The paper also explored a more playful domain: robot arms trained to play table tennis.

Normally, these robots learn one basic behaviour, hit the ball back. But with LLM-driven optimisation, researchers asked:

Could a robot adapt to natural language commands like “hit the ball as high as possible” or “send it far to the right”?

Here’s how it worked:

  • The robot’s behaviour is nudged by a small set of control parameters (not its entire neural policy).
  • The LLM receives the problem description and previous execution traces.
  • It summarises the data, identifies which parameters correlated with success, and proposes new values.
  • Over iterations, the robot improves at following the human’s instruction.
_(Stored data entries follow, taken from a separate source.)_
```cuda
extern "C" int pgt_window3d_attention(const void* qkv, int ldqkv, const void* pad_qkv, int B, int D, int H, int W, int C,
                                      int heads, int wd, int wh, int ww, int sd, int sh, int sw, const float* bias,
                                      void* out, int ldo, void* stream) {
  PGT_CHECK_ARG(qkv && bias && out && B > 0 && D > 0 && H > 0 && W > 0 && heads > 0 && C % heads == 0);
  PGT_CHECK_ARG(wd > 0 && wh > 0 && ww > 0 && sd >= 0 && sh >= 0 && sw >= 0 && ldqkv % 8 == 0 && ldo % 8 == 0 && ldqkv >= 3 * C);
  if (D <= wd) { wd = D; sd = 0; }
  if (H <= wh) { wh = H; sh = 0; }
  if (W <= ww) { ww = W; sw = 0; }
  const int N = wd * wh * ww, hd = C / heads;
  if (N > W3_MAXNP || (hd != 16 && hd != 32 && hd != 64)) return PGT_ERR_UNSUPPORTED;
  PGT_CHECK_ARG(sd < wd && sh < wh && sw < ww);
  Win3dParams p{};
  p.qkv = reinterpret_cast<const __nv_bfloat16*>(qkv); p.ldqkv = ldqkv;
  p.pad_qkv = reinterpret_cast<const __nv_bfloat16*>(pad_qkv);
  p.bias = bias; p.out = reinterpret_cast<__nv_bfloat16*>(out); p.ldo = ldo;
  p.B = B; p.D = D; p.H = H; p.W = W; p.C = C; p.heads = heads;
  p.wd = wd; p.wh = wh; p.ww = ww; p.sd = sd; p.sh = sh; p.sw = sw;
  p.nd = ceil_div(D, wd); p.nh = ceil_div(H, wh); p.nw = ceil_div(W, ww);
  p.Dp = p.nd * wd; p.Hp = p.nh * wh; p.Wp = p.nw * ww;
  p.N = N; p.NP = (N + 15) / 16 * 16;
  cudaStream_t st = static_cast<cudaStream_t>(stream);
  dim3 grid(B * p.nd * p.nh * p.nw, heads);
  const size_t smem = (size_t)3 * W3_MAXNP * (hd + 8) * 2;
  ProfScope ps(PGT_PROF_WINDOW_ATTN, 4.0 * N * N * C * (double)grid.x, st, "window3d");
  if (hd == 16) window3d_attn_kernel<16><<<grid, 256, smem, st>>>(p);
  else if (hd == 32) window3d_attn_kernel<32><<<grid, 256, smem, st>>>(p);
  else {
    static PerDeviceOnce once;
    PGT_CUDA_OK(once.run([] { return cudaFuncSetAttribute(window3d_attn_kernel<64>, cudaFuncAttributeMaxDynamicSharedMemorySize,
                                                          3 * W3_MAXNP * (64 + 8) * 2); }));
    window3d_attn_kernel<64><<<grid, 256, smem, st>>>(p);
  }
  PGT_LAUNCH_OK();
  return PGT_OK;
}
```

pgtformer_b200/csrc/window_attn_tc.cu:

```cuda
#include <cuda_fp16.h>

#include "common.cuh"
#include "ptx.cuh"
#include "tmap.cuh"

namespace pgt {

constexpr int WT_N = 48;
constexpr int WT_TILE = 2 * WT_N * 128;
constexpr int WT_STAGE = 3 * WT_TILE;
constexpr int WT_NST = 4;
constexpr int WT_PTILE = 128 * 128;
constexpr int WT_THREADS = 64 + 256;
constexpr int WT_HEADS = 8;
constexpr int WT_TAB_BYTES = WT_HEADS * 6 * WT_N * 16;
constexpr int WT_SMEM = 2048  + WT_NST * WT_STAGE + 2 * WT_PTILE + WT_TAB_BYTES + 512  + 1024 ;
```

The result? The ball trajectory shifted closer and closer to the desired behaviour, without rewriting the policy or retraining from scratch.

Why This Is Exciting

  • Language as control: Instead of designing complex reward functions, humans can give plain instructions.
  • Transparent reasoning: At each step, the LLM explains its logic, offering insights into decision-making.
  • Hybrid approaches: While toy examples for now, this line of work hints at future systems where optimisation, robotics, and language are tightly integrated.

Of course, open questions remain. Gradient descent is cheap and reliable, so why use a billion-parameter LLM? For now, the answer lies in flexibility and reasoning. But the potential for human–robot collaboration through natural language is hard to ignore.

Looking Ahead

This research is early-stage, but it shows the expanding scope of LLMs. Beyond chatbots, they may soon become active participants in optimisation, robotics, and control systems, bridging the gap between language and action. This means continuing to create AI that listens, reasons, and adapts in the physical world.